Scan the entries below and report only how many lines contain "kHypDoubles".

*** Block opens ***

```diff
@@ -529,9 +546,10 @@
 
 __global__ __launch_bounds__(kThreads) void ransac_prune_kernel(
     const double* __restrict__ f, const double* __restrict__ p, const int32_t* __restrict__ cam,
-    const double* __restrict__ cam_off, const int32_t* __restrict__ n_arr, int stride, int H, int probe_sets, double thr,
-    const double* __restrict__ hyp, const int32_t* __restrict__ counts, int32_t* __restrict__ alive_idx,
-    int32_t* __restrict__ n_alive) {
+    const double* __restrict__ cam_off, const int32_t* __restrict__ n_arr, int stride, int H, int k_done, double thr,
+    const double* __restrict__ hyp, const int32_t* __restrict__ counts, const int32_t* __restrict__ in_idx,
+    const int32_t* __restrict__ n_in, int32_t* __restrict__ alive_idx, int32_t* __restrict__ n_alive,
+    int32_t* __restrict__ state) {
   SOSVO_LATENCY_BOUND_PRIO();
   __shared__ long long red[kThreads / 64];
   __shared__ int redc[kThreads / 64];
@@ -539,9 +557,12 @@
   const int tid = threadIdx.x, b = blockIdx.x, lane = tid & 63, wid = tid >> 6;
   const int n = min(n_arr[b], stride);
   const int32_t* cb = counts + (size_t)b * H;
+  const int32_t* ib = in_idx ? in_idx + (size_t)b * H : nullptr;
   int32_t* ab = alive_idx + (size_t)b * H;
+  const int Hin = in_idx ? n_in[b] : H;
   long long best_key = -1;
-  for (int it = tid; it < H; it += kThreads) {
+  for (int j = tid; j < Hin; j += kThreads) {
+    const int it = ib ? ib[j] : j;
     const int c = cb[it];
     const long long key = ((long long)c << 32) | (long long)(0x7FFFFFFF - it);
     if (c >= 0 && key > best_key) best_key = key;
@@ -559,24 +580,29 @@
     return;
   }
   const int hstar = 0x7FFFFFFF - (int)(best_key & 0xFFFFFFFFLL);
-  const double* hp = hyp + ((size_t)b * H + hstar) * kHypDoubles;
-  const size_t base = (size_t)b * stride;
-  int cnt = 0;
-  for (int i = tid; i < n; i += kThreads) {
-    const size_t row = base + i;
-    const double* o = cam ? cam_off + 3 * cam[row] : kZero3;
-    cnt += inlier_exact<true>(hp, f[3 * row], f[3 * row + 1], f[3 * row + 2], p[3 * row], p[3 * row + 1], p[3 * row + 2], o[0],
-                              o[1], o[2], kEye9, thr) ? 1 : 0;
-  }
-  for (int o = 32; o > 0; o >>= 1) cnt += __shfl_down(cnt, o);
-  if (lane == 0) redc[wid] = cnt;
-  __syncthreads();
-  const int L = ((redc[0] + redc[1]) + redc[2]) + redc[3];
-  const int rest = n - min(n, probe_sets * 64);
+  const int L_prev = in_idx ? state[2 * b] : 0, h_prev = in_idx ? state[2 * b + 1] : -1;
+  int L = L_prev;
+  if (hstar != h_prev) {
+    const double* hp = hyp + ((size_t)b * H + hstar) * kHypDoubles;
+    const size_t base = (size_t)b * stride;
+    int cnt = 0;
+    for (int i = tid; i < n; i += kThreads) {
+      const size_t row = base + i;
+      const double* o = cam ? cam_off + 3 * cam[row] : kZero3;
+      cnt += inlier_exact<true>(hp, f[3 * row], f[3 * row + 1], f[3 * row + 2], p[3 * row], p[3 * row + 1], p[3 * row + 2],
+                                o[0], o[1], o[2], kEye9, thr) ? 1 : 0;
+    }
+    for (int o = 32; o > 0; o >>= 1) cnt += __shfl_down(cnt, o);
+    if (lane == 0) redc[wid] = cnt;
+    __syncthreads();
+    L = max(L_prev, ((redc[0] + redc[1]) + redc[2]) + redc[3]);
+  }
+  const int rest = 64 * max(0, ((n + 63) >> 6) - k_done);
   int running = 0;
-  for (int it0 = 0; it0 < H; it0 += kThreads) {
-    const int it = it0 + tid;
-    const int c = it < H ? cb[it] : -1;
+  for (int j0 = 0; j0 < Hin; j0 += kThreads) {
+    const int j = j0 + tid;
+    const int it = j < Hin ? (ib ? ib[j] : j) : 0;
+    const int c = j < Hin ? cb[it] : -1;
     const bool keep = c >= 0 && c + rest >= L;
     const unsigned long long bal = __ballot(keep);
     __syncthreads();
@@ -587,7 +613,11 @@
     if (keep) ab[off + __popcll(bal & ((1ULL << lane) - 1ULL))] = it;
     running += ((wave_off[1] + wave_off[2]) + wave_off[3]) + wave_off[4];
   }
-  if (tid == 0) n_alive[b] = running;
+  if (tid == 0) {
+    n_alive[b] = running;
+    state[2 * b] = L;
+    state[2 * b + 1] = hstar;
+  }
 }
 
 template <bool IDENT>
@@ -919,6 +949,9 @@
   const bool epnp_vec = (flags & SOSVO_FLAG_EPNP) != 0;
   const size_t o_vv = carve(epnp_vec ? sizeof(double) * (size_t)nprob * H * kEpnpVecDoubles : 0);
   const size_t o_alive = carve(sizeof(int32_t) * (size_t)nprob * (H + 1));
+  const size_t o_alive2 = carve(sizeof(int32_t) * (size_t)nprob * (H + 1));
+  const size_t o_stage = carve(sizeof(int32_t) * (size_t)nprob * 2);
+  const size_t o_split = carve(sizeof(int32_t) * (size_t)nprob);
   int32_t rc = sosvo_ws_reserve(ctx, off);
   if (rc != SOSVO_OK) return rc;
   char* ws = (char*)ctx->ws;
@@ -926,9 +959,10 @@
   int32_t* cinfo = (int32_t*)(ws + o_cinfo);
   double* hyp = (double*)(ws + o_hyp);
   int32_t* counts = hyp_counts ? hyp_counts : (int32_t*)(ws + o_counts);
+  int32_t* split = (int32_t*)(ws + o_split);
 
   SOSVO_LAUNCH(ctx,ransac_prepare_kernel, dim3(nprob), dim3(kThreads), 0, ctx->stream, cam, n, stride,
-                     cam ? ncam : 1, perm, cinfo);
+                     cam ? ncam : 1, perm, cinfo, split);
   SOSVO_LAUNCH_CHECK(ctx);
   const int epnp = (flags & SOSVO_FLAG_EPNP) != 0;
   SOSVO_REQUIRE_FN(ctx, !epnp || cam == nullptr, "SOSVO_FLAG_EPNP is for central problems (cam == NULL)");
@@ -966,24 +1000,44 @@
   hchunks = cdiv(H, hspan);
   const int hchunk = cdiv(hspan, cdiv(hspan, kScoreHypChunkMax));
   dim3 grid(hchunks, gx, nprob);
-  constexpr int kProbeSets = 4, kPruneMinSets = 8, kPruneMinProblems = 64;
+  constexpr int kProbeSets = 4, kPruneMinSets = 8, kStageMinSets = 16, kPruneMinProblems = 64;
+#ifndef SOSVO_STAGE_PLAN
+#define SOSVO_STAGE_PLAN 4, 14
+#endif
+  static const int kStagePlan[] = {SOSVO_STAGE_PLAN};
   const bool prune = t1 && adaptive == 0 && hyp_counts == nullptr && !epnp && !twopt && stride >= 64 * kPruneMinSets &&
                      nprob >= kPruneMinProblems;
-#define SOSVO_SCORE_ARGS grid, dim3(kThreads), 0, ctx->stream, f, p, cam, cam_off, cam_rot, n, stride, H, hchunk, hspan, thr, fast_ok, hyp, counts, 0, INT_MAX, 0, (const int32_t*)nullptr, (const int32_t*)nullptr
+#define SOSVO_SCORE_ARGS grid, dim3(kThreads), 0, ctx->stream, f, p, cam, cam_off, cam_rot, n, stride, H, hchunk, hspan, thr, fast_ok, hyp, counts, 0, INT_MAX, 0, (const int32_t*)nullptr, (const int32_t*)nullptr, (const int32_t*)nullptr
   if (prune) {
-    int32_t* alive_idx = (int32_t*)(ws + o_alive);
-    int32_t* n_alive = alive_idx + (size_t)nprob * H;
-    auto pass = [&](int set_lo, int set_hi, int hs, const int32_t* list, const int32_t* nlist) {
+    const int capsets = cdiv(stride, 64);
+    const bool staged = stride >= 64 * kStageMinSets;
+    int nstage = 1;
+    if (staged)
+      for (nstage = 0; nstage < (int)(sizeof(kStagePlan) / sizeof(kStagePlan[0])) && kStagePlan[nstage] < capsets;) ++nstage;
+    int32_t* alive_idx[2] = {(int32_t*)(ws + o_alive), (int32_t*)(ws + o_alive2)};
+    int32_t* stage_state = (int32_t*)(ws + o_stage);
+    auto pass = [&](int k_lo, int k_hi, const int32_t* list) {
+      const int sets = min(k_hi, capsets) - k_lo;
+      int hs = min(H, (sets <= 4 ? 4 : 2) * hspan);
+      if (list) hs = min(H, max(kScoreHypChunkMax, hs));
       const int hck = cdiv(hs, cdiv(hs, kScoreHypChunkMax));
-      const int sets = min(set_hi, cdiv(stride, 64)) - set_lo;
       SOSVO_LAUNCH(ctx,(ransac_score_kernel<true, 4, true>), dim3(cdiv(H, hs), cdiv(sets, 4), nprob), dim3(kThreads), 0,
-                   ctx->stream, f, p, cam, cam_off, cam_rot, n, stride, H, hck, hs, thr, fast_ok, hyp, counts, set_lo, set_hi, 1,
-                   list, nlist);
+                   ctx->stream, f, p, cam, cam_off, cam_rot, n, stride, H, hck, hs, thr, fast_ok, hyp, counts, k_lo, k_hi, 1,
+                   list, list ? list + (size_t)nprob * H : nullptr, split);
     };
-    pass(0, kProbeSets, min(H, 4 * hspan), nullptr, nullptr);
-    SOSVO_LAUNCH(ctx,ransac_prune_kernel, dim3(nprob), dim3(kThreads), 0, ctx->stream, f, p, cam, cam_off, n, stride, H,
-                 kProbeSets, thr, hyp, counts, alive_idx, n_alive);
-    pass(kProbeSets, INT_MAX, min(H, max(kScoreHypChunkMax, 2 * hspan)), alive_idx, n_alive);
+    int k_lo = 0;
+    const int32_t* list = nullptr;
+    for (int s = 0; s < nstage; ++s) {
+      const int k_hi = staged ? kStagePlan[s] : kProbeSets;
+      pass(k_lo, k_hi, list);
+      int32_t* out = alive_idx[s & 1];
+      SOSVO_LAUNCH(ctx,ransac_prune_kernel, dim3(nprob), dim3(kThreads), 0, ctx->stream, f, p, cam, cam_off, n, stride, H,
+                   k_hi, thr, hyp, counts, list, list ? list + (size_t)nprob * H : nullptr, out, out + (size_t)nprob * H,
+                   stage_state);
+      list = out;
+      k_lo = k_hi;
+    }
+    pass(k_lo, INT_MAX, list);
   } else if (t1)
     SOSVO_LAUNCH(ctx,(ransac_score_kernel<true, 4, true>), SOSVO_SCORE_ARGS);
   else if (ident)
```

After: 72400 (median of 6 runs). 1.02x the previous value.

*** Block closes ***

OUTPUT OF THE EXERCISE: 2